# Atheism without the veneer of rationality



## The Original Rooster (Aug 14, 2012)

Here you go guys. Have fun with this...


----------



## atlashunter (Aug 14, 2012)

I knew this was coming. Unlike what I posted, this isn't actually what is claimed.


----------



## The Original Rooster (Aug 14, 2012)

atlashunter said:


> I knew this was coming. Unlike what I posted, this isn't actually what is claimed.



It's just the other side of the argument in an equally outlandish statement. Speaking for myself, I can't deny that there are parts of the Bible that sound completely irrational to me.
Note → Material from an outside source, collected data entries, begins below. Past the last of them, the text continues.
template <int W, bool BATCH>
__global__ __launch_bounds__(SK_NT, 4) void sk_scatter0_kernel(const Chunk *__restrict__ chunks, u32 n_chunks,
                                                            const u64 *__restrict__ words, u64 n_words, u64 first, int k,
                                                            u32 lmax, u32 mmask, u32 c0n, u32 b1mask, u32 r0n,
                                                            const u32 *__restrict__ hist, const u32 *__restrict__ tot,
                                                            ull2_t *__restrict__ recs, int dbg,
                                                            u32 *__restrict__ slab ,
                                                            const u32 *__restrict__ marks, u64 n_mark_words)
{
    __shared__ u32 gpos[SK_MAX_C0];
    __shared__ u32 gend[SK_MAX_C0], gbeg[SK_MAX_C0];
    __shared__ u64 wsh_all[SK_NT / 64][66];
    __shared__ u64 list_all[SK_NT / 64][SKW_LIST + 64];
    if (blockIdx.x >= n_chunks)
        return;
    const int tid = threadIdx.x, wave = tid >> 6, lane = tid & 63;
    const Chunk ch = chunks[blockIdx.x];
    if (slab) {
        for (u32 d = tid; d < r0n; d += SK_NT) {
            const u32 cap = slab[d];
            const u32 base = cap ? atomicAdd(&slab[SK_MAX_C0 + 16 * d], cap) : 0u;
            gpos[d] = base;
            gbeg[d] = base;
            gend[d] = base + cap;
        }
    } else {
        const u32 *hrow = hist + (u64)blockIdx.x * ROW_STRIDE;
        const u32 *trow = tot;
        for (u32 d = tid; d < r0n; d += SK_NT) {
            gpos[d] = trow[d] + hrow[d];
            gend[d] = ~0u;
        }
    }
    __syncthreads();
    u64 *wsh = wsh_all[wave], *wl = list_all[wave];
    bool dropped = false;
    SkBuild bx;
    bx.wl = wl;
    bx.wsh = wsh;
    bx.gpos = gpos;
    bx.gend = gend;
    bx.recs = recs;
    bx.fo = 0;
    bx.c0n = c0n;
    bx.b1mask = b1mask;
    bx.mmask = mmask;
    bx.k = k;
    bx.dbg = dbg;
    for (u32 t0 = (u32)wave * SKW_ROWS; t0 < ch.len; t0 += SK_TILE_ROWS) {
        const u32 n_rows = ch.len - t0 < (u32)SKW_ROWS ? ch.len - t0 : (u32)SKW_ROWS;
        const u64 tile_pos = first + ch.off + t0;
        const u32 fo = (u32)(tile_pos & 31);
        SkFront<W> f;
        sk_front<W, BATCH>(f, words, n_words, tile_pos, n_rows, lmax, mmask, wsh, marks, n_mark_words);
        bx.fo = fo;
        auto build = [&](u32 wrun, int mode) {
            if (sk_build<BATCH>(bx, wrun, mode))
                dropped = true;
        };
        if (f.plain) {
            const u32 nf = lane == 62 ? ~f.hm[31] : f.next_first;
            u32 cnt = 0;
#pragma unroll
            for (int j = 0; j < 32; j++)
                cnt += ((j < 31 ? f.hm[j + 1] : nf) != f.hm[j]) ? 1u : 0u;
            cnt = lane < 63 ? cnt : 0u;
            const u32 incl = wave_incl_scan(cnt);
            const u32 wrun = (u32)__builtin_amdgcn_readlane((int)incl, 63);
            if (wrun <= sk_plain_max(W)) {
                u32 p = incl - cnt;
                const u32 dummy = (u32)SKW_LIST + (u32)lane;
                u32 r0 = (u32)lane * 32;
                asm volatile("" : "+v"(r0));
#pragma unroll
                for (int j = 0; j < 32; j++) {
                    const bool end = ((j < 31 ? f.hm[j + 1] : nf) != f.hm[j]) && lane < 63;
                    wl[end ? p : dummy] = ((u64)f.hm[j] << 32) | (u64)(r0 + (u32)j);
                    p += end ? 1u : 0u;
                }
                sk_wave_fence();
                build(wrun, 2);
                sk_wave_fence();
                continue;
            }
        }
        {
            SkFront<W> fm = f;
            const SkBuild bm = bx;
            const u32 uv = fm.plain ? sk_uniform_value<W, BATCH>(fm, words, n_words, tile_pos, mmask) : ~0u;
            if (uv != ~0u) {
                const u32 n_rec = ((u32)SKW_ROWS + lmax - 1u) / lmax;
                for (u32 e = (u32)lane; e < n_rec; e += 64) {
                    const u32 s0 = e * lmax, e1 = (s0 + lmax < (u32)SKW_ROWS ? s0 + lmax : (u32)SKW_ROWS) - 1u;
                    wl[e] = ((u64)uv << 32) | (u64)((s0 << 16) | e1);
                }
                sk_wave_fence();
                if (sk_build<BATCH>(bm, n_rec, 0))
                    dropped = true;
                sk_wave_fence();
            } else if (sk_scatter0_general<W, BATCH>(fm, bm, words, n_words, tile_pos, lmax)) {
                dropped = true;
            }
        }
    }
    if (slab) {
        if (dropped)
            slab[18 * SK_MAX_C0] = 1u;
        __syncthreads();
        ull2_t null_rec;
        null_rec.x = 0;
        null_rec.y = (unsigned long long)1 << 63;
        for (u32 d = (u32)wave; d < r0n; d += SK_NT / 64) {
            const u32 e = gend[d], u = gpos[d] < e ? gpos[d] : e;
            for (u32 i = u + (u32)lane; i < e; i += 64)
                __builtin_nontemporal_store(null_rec, &recs[i]);
            if (lane == 0 && u > gbeg[d])
                atomicAdd(&slab[17 * SK_MAX_C0 + d], u - gbeg[d]);
        }
    }
}

__global__ __launch_bounds__(256) void sk_sample_chunks_kernel(Chunk *__restrict__ chunks, u32 n_chunks, u32 stride, u32 len, u32 n)
{
    const u32 i = blockIdx.x * blockDim.x + threadIdx.x;
    if (i >= n_chunks)
        return;
    const u64 off = (u64)i * stride;
    Chunk c;
    c.node = 0;
    c.off = (u32)off;
    c.len = off >= (u64)n ? 0u : (u32)((u64)len < (u64)n - off ? (u64)len : (u64)n - off);
    c.pad = 0;
    chunks[i] = c;
}

__host__ __device__ inline u32 sk_isqrt(u64 v)
{
    u64 r = 0, bit = (u64)1 << 62;
    while (bit > v)
        bit >>= 2;
    while (bit) {
        if (v >= r + bit) {
            v -= r + bit;
            r = (r >> 1) + bit;
        } else {
            r >>= 1;
        }
        bit >>= 2;
    }
    return (u32)r;
}
__host__ __device__ inline u32 sk_slab_cap_of(u32 est, u64 chunk_rows, u64 sampled)
{
    if (est == 0)
        return 0;
    const u64 e = ((u64)est * chunk_rows) / sampled + 1;
    return (u32)((e + e / 32 + 6 * (u64)sk_isqrt(e) + 24 + 7) & ~(u64)7);
}
u32 sk_slab_cap(u32 est, u64 chunk_rows, u64 sampled) { return sk_slab_cap_of(est, chunk_rows, sampled); }

__global__ __launch_bounds__(SK_MAX_C0) void sk_slab_init_kernel(const u32 *__restrict__ est, u32 r0n, u32 chunk_rows, u32 sampled,
                                                                u32 n_chunks, u32 child_meta, u32 *__restrict__ slab,
                                                                Node *__restrict__ nodes)
{
    __shared__ u64 sc[SK_MAX_C0];
    const u32 d = threadIdx.x;
    const u32 cap = d < r0n ? sk_slab_cap_of(est[d], chunk_rows, sampled) : 0u;
    sc[d] = (u64)cap * n_chunks;
    __syncthreads();
    if (d == 0) {
        u64 run = 0;
        for (u32 i = 0; i < (u32)SK_MAX_C0; i++) {
            const u64 c = sc[i];
            sc[i] = run;
            run += c;
        }
        slab[18 * SK_MAX_C0] = 0;
        slab[18 * SK_MAX_C0 + 1] = (u32)(run < 0xFFFFFFFFull ? run : 0xFFFFFFFFull);
    }
    __syncthreads();
    if (d < r0n) {
        const u32 start = (u32)(sc[d] < 0xFFFFFFFFull ? sc[d] : 0xFFFFFFFFull);
        slab[d] = cap;
        slab[SK_MAX_C0 + 16 * d] = start;
        slab[17 * SK_MAX_C0 + d] = 0;
        Node o;
        o.start = start;
        o.len = cap * n_chunks;
        o.meta = child_meta;
        o.split = 0;
        o.prefix = 0;
        o.child_base = 0;
        o.chunk_base = 0;
        nodes[d] = o;
    }
}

I marvel at why God would give me this great, logical, brain in my head but would put some really crazy sounding stories in his message to the world. Despite it all, I still believe. I guess with me it's just a case of live and let live.


----------



## atlashunter (Aug 14, 2012)

RoosterTodd said:


> It's just the other side of the argument in an equally outlandish statement.



If it's so outlandish then why do you believe it?




RoosterTodd said:


> Speaking for myself, I can't deny that there are parts of the Bible that sound completely irrational to me. I marvel at why God would give me this great, logical, brain in my head but would put some really crazy sounding stories in his message to the world. Despite it all, I still believe. I guess with me it's just a case of live and let live.



Quite the mystery isn't it?


----------



## Asath (Aug 14, 2012)

Well, this thread seals my vote – forcing the taxpayers to fund education has clearly not worked out at all.  We had noble intentions, but the return on investment has turned out to be stuff like this, and it seems like it is time to limit our losses . . .


----------



## The Original Rooster (Aug 14, 2012)

atlashunter said:


> If it's so outlandish then why do you believe it?
> 
> Quite the mystery isn't it?



To make a long story short, I believe because of the experiences in my life. 
Buddy, you have that right. It is the mother of all mysteries.


----------



## The Original Rooster (Aug 14, 2012)

Asath said:


> Well, this thread seals my vote – forcing the taxpayers to fund education has clearly not worked out at all.  We had noble intentions, but the return on investment has turned out to be stuff like this, and it seems like it is time to limit our losses . . .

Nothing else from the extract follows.